With social media communities increasingly becoming places where suicidal individuals post and congregate, natural language processing presents an exciting avenue for the development of automated suicide risk assessment systems. However, past efforts suffer from a lack of labeled data and class imbalances within the available labeled data.

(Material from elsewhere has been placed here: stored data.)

template <int TM, int TN, int WG_BK, int WM, int WN, bool AVEC = true, bool WIDE = false, bool DENSE = false>
__global__ __launch_bounds__(64 * WM * WN, 2) void wgrad_kernel(const WgParams p) {
    constexpr int NT = 64 * WM * WN;
    constexpr int BM = 32 * TM * WM, BN = 32 * TN * WN;
    constexpr int LDA = BM + WG_PAD, LDB = BN + WG_PAD;
    constexpr int GA = BM / 4, PA = NT / GA, NA = WG_BK / PA;
    constexpr int GB = BN / 4, PB = NT / GB, NB = WG_BK / PB;
    static_assert(NA >= 1 && NB >= 1, "K tile too short for this thread count");
    extern __shared__ __attribute__((aligned(16))) float wg_smem[];
    typedef float (*TileA)[WG_BK][LDA];
    typedef float (*TileB)[WG_BK][LDB];
    TileA As = (TileA)wg_smem;
    TileB Bs = (TileB)(wg_smem + 2 * WG_BK * LDA);

    const int tid = threadIdx.x;
    const int lane = tid & 63, wave = tid >> 6;
    const int wm = wave / WN, wn = wave % WN;
    const int li = lane & 31, lh = lane >> 5;

    const int nmn = p.m_tiles * p.n_tiles;
// ... 241 lines not shown
                a.out_W == a.rows_x && a.src_bstride == (int64_t)a.src_H * a.src_W * d->src_ld &&
                a.out_bstride == (int64_t)a.rows_y * a.rows_x * d->out_ld;
    }
    int TM = (d->N > 64) ? 2 : 1;
    int TN = (p.ncols > 64) ? 2 : 1;
    int want_splits = 0, w8 = 0;
    if (d->tile_hint) {
        TM = ((d->tile_hint & 0xff) >= 128) ? 2 : 1;
        TN = (((d->tile_hint >> 8) & 0xff) >= 128) ? 2 : 1;
        if (((d->tile_hint >> 8) & 0xff) == 255 && TM == 1) TN = 4;
        want_splits = (d->tile_hint >> 16) & 0xff;
        w8 = ((d->tile_hint >> 24) & 1) && TM == 2 && TN == 2;
    }
    if (!avec || wide) { TM = 1; TN = 1; w8 = 0; }
    p.m_tiles = cdiv(d->N, 64 * TM);
    p.n_tiles = cdiv(p.ncols, 64 * TN);
    const int nmn = p.m_tiles * p.n_tiles;
    int splits = want_splits > 0 ? want_splits : (2 * ZSG_NUM_CU + nmn - 1) / nmn;
    if (splits > 64 && want_splits <= 0) splits = 64;
    if (splits > kt / 2) splits = kt / 2;
    if (splits < 1) splits = 1;
    p.kt_chunk = cdiv(kt, splits);
    p.splits = cdiv(kt, p.kt_chunk);
    if (p.splits > 1) {
        const size_t need = (size_t)p.splits * d->N * p.ncols * sizeof(float);
        if (!ws || ws_bytes < need) ZSG_FAIL(-2, "conv_wgrad: workspace too small (%zu < %zu bytes)", ws_bytes, need);
        p.ws = (float*)ws;
    }
    hipStream_t st = (hipStream_t)stream;
    int dev = 0;
    (void)hipGetDevice(&dev);
    ZSG_REQUIRE(dev >= 0 && dev < ZSG_MAX_DEV, "conv_wgrad: device %d", dev);
    const double wg_flops = 2.0 * rows_all * d->N * p.ncols;
    const double wg_bytes = zsg_conv_alg_bytes(d, accumulate != 0);
    dim3 grid(nmn * p.splits);
#define WG_LAUNCH(TM_, TN_, BK_, WM_, WN_)                                                     \
    do {                                                                                       \
        if (dense) WG_LAUNCH_D(TM_, TN_, BK_, WM_, WN_, true, false, true, ", true, false, true"); \
        else WG_LAUNCH_D(TM_, TN_, BK_, WM_, WN_, true, false, false, "");                       \
    } while (0)
#define WG_LAUNCH_A(TM_, TN_, BK_, WM_, WN_, AV_) WG_LAUNCH_W(TM_, TN_, BK_, WM_, WN_, AV_, false)
#define WG_LAUNCH_W(TM_, TN_, BK_, WM_, WN_, AV_, WD_) WG_LAUNCH_D(TM_, TN_, BK_, WM_, WN_, AV_, WD_, false, "")
#define WG_LAUNCH_D(TM_, TN_, BK_, WM_, WN_, AV_, WD_, DN_, SFX_)                                                              \
    do {                                                                                                                   \
        const size_t lds = (size_t)2 * BK_ * ((32 * TM_ * WM_ + WG_PAD) + (32 * TN_ * WN_ + WG_PAD)) * sizeof(float);       \
        static bool attr_done[ZSG_MAX_DEV] = {};                                                                           \
        if (!attr_done[dev]) {                                                                                             \
            hipError_t e = hipFuncSetAttribute((const void*)wgrad_kernel<TM_, TN_, BK_, WM_, WN_, AV_, WD_, DN_>,              \
                                               hipFuncAttributeMaxDynamicSharedMemorySize, (int)lds);                      \
            if (e != hipSuccess) ZSG_FAIL(-3, "wgrad: hipFuncSetAttribute: %s", hipGetErrorString(e));                      \
            attr_done[dev] = true;                                                                                         \
        }                                                                                                                  \
// ... 7 lines not shown
        WG_LAUNCH_A(1, 1, 16, 2, 2, false);
    } else if (w8) {
        if (BKsel == 32) WG_LAUNCH(2, 1, 32, 2, 4);
        else WG_LAUNCH(2, 1, 16, 2, 4);
    } else if (BKsel == 32) {
        if (TM == 2 && TN == 2) WG_LAUNCH(2, 2, 32, 2, 2);
        else if (TM == 2 && TN == 1) WG_LAUNCH(2, 1, 32, 2, 2);
        else if (TM == 1 && TN == 2) WG_LAUNCH(1, 2, 32, 2, 2);
        else WG_LAUNCH(1, 1, 32, 2, 2);
    } else {
        if (TN == 4) WG_LAUNCH(1, 4, 16, 2, 2);
        else if (TM == 2 && TN == 2) WG_LAUNCH(2, 2, 16, 2, 2);
        else if (TM == 2 && TN == 1) WG_LAUNCH(2, 1, 16, 2, 2);
        else if (TM == 1 && TN == 2) WG_LAUNCH(1, 2, 16, 2, 2);
        else WG_LAUNCH(1, 1, 16, 2, 2);
    }
#undef WG_LAUNCH
#undef WG_LAUNCH_A
#undef WG_LAUNCH_W
#undef WG_LAUNCH_D
    if (p.splits > 1) {
        WgReduceJob j;
        wg_reduce_job_fill(j, d, p.ws, dw, p.accumulate, p.splits);
        wg_reduce_launch(j, st);
    }
    ZSG_CHECK_LAUNCH("conv_wgrad");
    return 0;
}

To accommodate this task's imperfect data landscape, we propose a semi-supervised framework that leverages labeled (n=500) and unlabeled (n=1,500) data and expands upon the self-training algorithm with a novel pseudo-label acquisition process designed to handle imbalanced datasets. To further ensure pseudo-label quality, we manually verify a subset of the pseudo-labeled data that was not predicted unanimously across multiple trials of pseudo-label generation. We test various models to serve as the backbone for this framework, ultimately deciding that RoBERTa performs the best. Ultimately, by leveraging partially validated pseudo-labeled data in addition to ground-truth labeled data, we substantially improve our model's ability to assess suicide risk from social media posts.

摘要

随着社交媒体社区越来越成为自杀个体发布和聚集的场所,自然语言处理为自动化自杀风险评估系统的开发提供了一条令人兴奋的途径。然而,过去的努力存在缺乏标注数据以及可用标注数据中类别不平衡的问题。为了适应这项任务不完美的数据情况,我们提出了一个半监督框架,该框架利用标注数据(n = 500)和未标注数据(n = 1500),并通过一种新颖的伪标签获取过程对自训练算法进行扩展,该过程旨在处理不平衡数据集。为了进一步确保伪标签质量,我们手动验证了在多个伪标签生成试验中未得到一致预测的部分伪标注数据。我们测试了各种模型作为该框架的基础,最终确定RoBERTa表现最佳。最终,通过除了真实标注数据之外还利用部分经过验证的伪标注数据,我们大幅提高了模型从社交媒体帖子评估自杀风险的能力。